It is easy to go on and blast other countries and religions. But what of the United States and of Christianity in this regard? Christianity has certainly had its share of problems in the past such as those who upheld the trafficking of slaves. Remember that the essence of idolatry, as Tozer sets it out, is to assume that God is something other than He is and then to substitute for the true God one made after the likeness of the one doing the assuming about God. Now, let us consider the possibilities. In the United States there are many picture of Jesus. In one picture of Jesus carrying a man across the sand we have a lily white and yet “hunk” as a picture of Jesus. On the other hand, there are pictures of Jesus as an African American. I have heard of Irish pictures that have Jesus with red hair. Using the pictures as an analogy, we can at least see that everyone pictures Jesus as looking like themselves. However, Jesus was Jewish and as far as His human nature was concerned He was none of the above.

Let us consider other possibilities. There are many who utterly against any alcohol altogether. There are others who have certain moral standards. There are others with certain political positions. For example, there are some more of a liberal mindset who think of Jesus as being liberal. They usually think of Jesus as a Democrat. There are others who think of Jesus as being more Republican. Each of those positions usually thinks that the other is non-Christian. What is the real problem? Both of these positions have made God out to be something like themselves. Could it be that God is neither Republican nor Democrat? The Independents would certainly agree with that. But the point is that we take positions and then mentally conform God to our position. That is a form of idolatry.

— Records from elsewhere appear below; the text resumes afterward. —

#define DP_STAMP VX_STAMP
#define DP_WAIT_LOADS VX_STAMP_WAIT_LOADS
#define DP_ABL VX_DIAG(ka.abl)

constexpr int DEEP_PREC_B = DEEP_NPOS * 16;
constexpr int DEEP_IMG_B = 2 * DEEP_PREC_B;
// ... 240 lines not shown
      ly = v & (TY - 1); v >>= ka.lty;
      lz = v & (TZ - 1); smp = v >> ka.ltz;
    };
#pragma unroll
    for (int r = 0; r < R; ++r) {
      int cx_, ly, lz, smp;
      vox_of((wave * R + r) * 16 + m, cx_, ly, lz, smp);
      vbase[r] = (((smp * HZ + lz) * HY + ly) * HX + cx_) * 16;
    }
    int toff[NSTEP];
#pragma unroll
    for (int s = 0; s < NSTEP; ++s) {
      int tap = 4 * s + g;
      if (DP_ABL & 64) tap = 4 * s;
      if (tap > 26) tap = 26;
      toff[s] = (((tap / 9) * HY + (tap / 3) % 3) * HX + tap % 3) * 16;
    }
    const unsigned char* wlane = s_w + lane * 16;
    const bool f_lrelu = EPI == 3 ? a.act == VX_ACT_LRELU : EPI == 1;
    const bool f_relu = EPI == 3 && a.act == VX_ACT_RELU;
    const uint32_t seed_out = EPI == 1 ? vx_seed_of(a, a.drop_seed) : 0u;

    f32x4 acc[R][NT], accx[R][NT];

    auto multiply = [&](int buf) {
      const unsigned char* img = s_img + buf * DEEP_IMG_B;
      const unsigned char* wb = wlane + buf * DEEP_W_B;
      f16x8 wh[NT], wl[NT], bh[2][R], bl[R];
      int vb_[R];
#pragma unroll
      for (int r = 0; r < R; ++r) { vb_[r] = vbase[r]; asm volatile("" : "+v"(vb_[r])); }
      auto ldA = [&](int s, int nt) {
        wh[nt] = *reinterpret_cast<const f16x8*>(wb + ((s * NT + nt) * 2) * 1024);
        wl[nt] = *reinterpret_cast<const f16x8*>(wb + ((s * NT + nt) * 2 + 1) * 1024);
      };
      auto ldBh = [&](int s, int r) { bh[s & 1][r] = *reinterpret_cast<const f16x8*>(img + vb_[r] + toff[s]); };
      auto ldBl = [&](int s, int r) { bl[r] = *reinterpret_cast<const f16x8*>(img + vb_[r] + toff[s] + DEEP_PREC_B); };
#pragma unroll
      for (int nt = 0; nt < NT; ++nt) ldA(0, nt);
#pragma unroll
      for (int r = 0; r < R; ++r) { ldBh(0, r); ldBl(0, r); }
      __builtin_amdgcn_sched_group_barrier(0x100, 2 * NT + 2 * R, 0);
#pragma unroll
      for (int s = 0; s < NSTEP; ++s) {
        const bool more = s + 1 < NSTEP;
        const int set = s & 1;
#pragma unroll
        for (int nt = 0; nt < NT; ++nt) {
#pragma unroll
          for (int r = 0; r < R; ++r) {
            acc[r][nt] = __builtin_amdgcn_mfma_f32_16x16x32_f16(wh[nt], bh[set][r], acc[r][nt], 0, 0, 0);
            accx[r][nt] = __builtin_amdgcn_mfma_f32_16x16x32_f16(wh[nt], bl[r], accx[r][nt], 0, 0, 0);
            if (more && nt == 0) ldBh(s + 1, r);
            if (more && nt == NT - 1) ldBl(s + 1, r);
          }
#pragma unroll
          for (int r = 0; r < R; ++r) accx[r][nt] = __builtin_amdgcn_mfma_f32_16x16x32_f16(wl[nt], bh[set][r], accx[r][nt], 0, 0, 0);
          if (more) ldA(s + 1, nt);
        }
#ifndef DEEP_NO_PIPE
#pragma unroll
        for (int nt = 0; nt < NT; ++nt) {
#pragma unroll
          for (int r = 0; r < R; ++r) {
            __builtin_amdgcn_sched_group_barrier(0x008, 2, 0);
            if (more) __builtin_amdgcn_sched_group_barrier(0x100, 1, 0);
          }
          __builtin_amdgcn_sched_group_barrier(0x008, R, 0);
          if (more) __builtin_amdgcn_sched_group_barrier(0x100, 2, 0);
        }
#endif
      }
    };

    auto epilogue = [&](int ci) {
      float* red = s_red + (ci & 1) * (NW * 32 * 2);
      int n0, tzi, tyi, txi, cg;
      pair_of(ci, n0, tzi, tyi, txi, cg);
      const auto kp = kernarg();
      const unsigned vox0 = (unsigned)(((tzi * TZ) * a.H + tyi * TY) * a.W + txi * TX);
      const unsigned osoff = (vox0 * (unsigned)out_voxf + (unsigned)(cg * 32)) * 4u;
      const __amdgpu_buffer_rsrc_t osrd = __builtin_amdgcn_make_buffer_rsrc(
          (void*)(reinterpret_cast<char*>(kp->a.out) + (size_t)n0 * out_sample * 4), 0, VX_NUMREC, 0x00020000);
      float ssum[NT][4], ssq[NT][4];
      if (STATS) {
#pragma unroll
        for (int nt = 0; nt < NT; ++nt)
#pragma unroll
          for (int j = 0; j < 4; ++j) { ssum[nt][j] = 0.f; ssq[nt][j] = 0.f; }
      }
      int m_ = m;
      asm volatile("" : "+v"(m_));
#pragma unroll
      for (int r = 0; r < R; ++r) {
        int cx_, ly, lz, smp;
        vox_of((wave * R + r) * 16 + m_, cx_, ly, lz, smp);
        const int ovox = (lz * a.H + ly) * a.W + cx_;
        unsigned ovoff_r = ((unsigned)smp * (unsigned)out_sample + (unsigned)ovox * (unsigned)out_voxf + (unsigned)kp->a.out_coff + 4u * g) * 4u;
        if constexpr (R == 2) {
          if (n0 + smp >= a.N) ovoff_r = VX_OOB;
        }
        uint32_t hword = 0;
        if (EPI == 1) {
          const vx_dkey key = vx_drop_key(seed_out, kp->a.drop_layer, (uint32_t)(n0 + smp));
          hword = vx_drop_word(key, (vox0 + (unsigned)ovox) * (unsigned)ka.ncg + (unsigned)cg) >> (4 * g);
        }
#pragma unroll
        for (int nt = 0; nt < NT; ++nt) {
          f32x4 v;
#pragma unroll
          for (int j = 0; j < 4; ++j) v[j] = fmaf(accx[r][nt][j], 1.0f / 2048.f, acc[r][nt][j]);
          if (STATS) {
#pragma unroll
            for (int j = 0; j < 4; ++j) { ssum[nt][j] += v[j]; ssq[nt][j] = fmaf(v[j], v[j], ssq[nt][j]); }
          }
          if (f_lrelu) {
#pragma unroll
            for (int j = 0; j < 4; ++j) v[j] = fmaxf(v[j], 0.01f * v[j]);
          } else if (f_relu) {
#pragma unroll
            for (int j = 0; j < 4; ++j) v[j] = fmaxf(v[j], 0.f);
          }
          if (EPI == 1) {
            const uint32_t bits = hword >> (16 * nt);
#pragma unroll
            for (int j = 0; j < 4; ++j) v[j] *= __uint_as_float((bits << (30 - j)) & 0x40000000u);
          }
          if (!STATS) rmax = vx_max3abs(vx_max3abs(rmax, v[0], v[1]), v[2], v[3]);
          u32x4 sv = __builtin_bit_cast(u32x4, v);
          if (EPI == 1 || EPI == 3) {
            if (a.out_split) {
              typedef unsigned u32x2 __attribute__((ext_vector_type(2)));
              f16x4 hi, lo;
              vx_split4_s(v, hi, lo);
              const u32x2 h2 = __builtin_bit_cast(u32x2, hi), l2 = __builtin_bit_cast(u32x2, lo);
              sv = (u32x4){h2[0], h2[1], l2[0], l2[1]};
            }
          }
          __builtin_amdgcn_raw_buffer_store_b128(sv, osrd, (int)ovoff_r, (int)(osoff + (unsigned)(nt * 64)), 0);
          __builtin_amdgcn_sched_barrier(0);
          asm volatile("s_nop 3" ::: "memory");
          __builtin_amdgcn_sched_barrier(0);
        }
      }
      if (STATS) {
#pragma unroll
        for (int nt = 0; nt < NT; ++nt)
#pragma unroll
          for (int j = 0; j < 4; ++j) {
            float s = ssum[nt][j], qq = ssq[nt][j];
#pragma unroll
            for (int rot = 8; rot >= 1; rot >>= 1) { s += vx_row_ror(s, rot); qq += vx_row_ror(qq, rot); }
            if (m == 0) {
              red[(wave * 32 + nt * 16 + g * 4 + j) * 2 + 0] = s;
              red[(wave * 32 + nt * 16 + g * 4 + j) * 2 + 1] = qq;
            }
          }
      }
    };

    auto flush_tile = [&](int ci) {
      const float* red = s_red + (ci & 1) * (NW * 32 * 2);
      int n0, tzi, tyi, txi, cg;
      pair_of(ci, n0, tzi, tyi, txi, cg);
      const auto kp = kernarg();
      const int epc = kp->stat_epc;
      const int tps = ka.tiles_x * ka.tiles_y * ka.tiles_z;
      const int tile = (tzi * ka.tiles_y + tyi) * ka.tiles_x + txi;
      float* dst = kp->a.stats_partial + (((size_t)n0 * tps + tile) * epc * a.Cout + cg * 32) * 2;
      const int parts = kp->stat_parts, wpp = NW / parts;
      const int ltail = kp->ltail;
      const bool shared = ci >= nfull && ltail > 0;
      const int p = tid >> 5, ch = tid & 31;
      if (p < parts && (!shared || (p * wpp) >> (3 - ltail) == (vb & ((1 << ltail) - 1)))) {
        float s = 0.f, qq = 0.f;
#pragma unroll
        for (int i = 0; i < NW; ++i) {
          const int w = (p * wpp + i) & (NW - 1);
          const float rs = red[(w * 32 + ch) * 2 + 0], rq = red[(w * 32 + ch) * 2 + 1];
          s = i < wpp ? s + rs : s;
          qq = i < wpp ? qq + rq : qq;
        }
        dst[(size_t)p * a.Cout * 2 + ch * 2 + 0] = s;
        dst[(size_t)p * a.Cout * 2 + ch * 2 + 1] = qq;
      }
      if (!shared || (vb & ((1 << ltail) - 1)) == 0)
        for (int e = parts; e < epc; ++e)
          if (tid < 64) dst[(size_t)e * a.Cout * 2 + tid] = 0.f;
    };

    const bool late = wave >= NW / 2;
    const bool tail_mine = (wave >> (3 - ka.ltail)) == (vb & ((1 << ka.ltail) - 1));
    Cur cx = {0, 0};
    int j = 0;
    int prev_ci = -1;
    int fl_ci = -1, fl_at = 0;
    while (cx.ci < npair_wg) {
      __syncthreads();
      DP_STAMP(0);
      if (STATS && fl_ci >= 0 && j >= fl_at && !late) { flush_tile(fl_ci); fl_ci = -1; }
      if (late && prev_ci >= 0) {
        if (!(DP_ABL & 2)) epilogue(prev_ci);
        prev_ci = -1;
      }
      DP_STAMP(2);
      const bool mine = cx.ci < nfull || tail_mine;
      if (cx.c == 0 && mine) {
        int n0, tzi, tyi, txi, cg;
        pair_of(cx.ci, n0, tzi, tyi, txi, cg);
        const f32x4 zero = {0.f, 0.f, 0.f, 0.f};
#pragma unroll
        for (int nt = 0; nt < NT; ++nt) {
          const f32x4 b4 = *reinterpret_cast<const f32x4*>(s_bias + cg * 32 + nt * 16 + 4 * g);
#pragma unroll
          for (int r = 0; r < R; ++r) { acc[r][nt] = b4; accx[r][nt] = zero; }
        }
      }
      if (mine && !(DP_ABL & 1)) multiply(j & 1);
      DP_STAMP(1);
      if (cx.c == NCH - 1) {
        if (mine) {
          if (late) prev_ci = cx.ci;
          else if (!(DP_ABL & 2)) epilogue(cx.ci);
        }
        if (STATS) { fl_ci = cx.ci; fl_at = j + 2; }
      }
      DP_STAMP(2);
#ifdef VX_CONV_STAMPS
      ++st_iters;
#endif
      advance(cx);
      ++j;
    }
    if (late && prev_ci >= 0) epilogue(prev_ci);
    if (STATS) {
      __syncthreads();
      if (fl_ci >= 0 && !late) flush_tile(fl_ci);
    }
  }
  if (!STATS && a.range_flag) {
    float mx = rmax;
#pragma unroll
    for (int off = 32; off >= 1; off >>= 1) mx = fmaxf(mx, __shfl_xor(mx, off, 64));
    if (lane == 0 && !(mx < 32768.f)) atomicMax(a.range_flag, __float_as_uint(mx));
  }
#ifdef VX_CONV_STAMPS
  if (ka.stamps && lane == 0) {
    unsigned long long* d = ka.stamps + ((size_t)blockIdx.x * 16 + wave) * 8;
    for (int i = 0; i < 6; ++i) d[i] = st_sum[i];
    d[6] = st_iters;
  }
#endif
}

Let us go to church. How many churches worship a certain way because they like it. How many hold to a creed simply because it is new or because it is old. How many like innovations in church music or in the way things are being done? That means our worship is acceptable because I like it rather than its being acceptable to God. How many people band together in churches over specifics of how God created the world and how many people band together in churches who school their children at home. How many people are disgusted with people who have been divorced and really don’t know why the divorce happened? How many would welcome a former homosexual much less a present homosexual to eat with them? How many consider anybody who has ever had an abortion as godly? I Corinthians 6:9-11 tells us that “such were some of you.” But God says that He cleanses people and makes them new creatures. Do Christians operate with a different God than the one of the Bible? Have we changed God out to be moral just like we are? Isn’t that pretty much what the Pharisees did too? If God can forgive people like this, shouldn’t we treat them as Christians just like all forgiven sinners?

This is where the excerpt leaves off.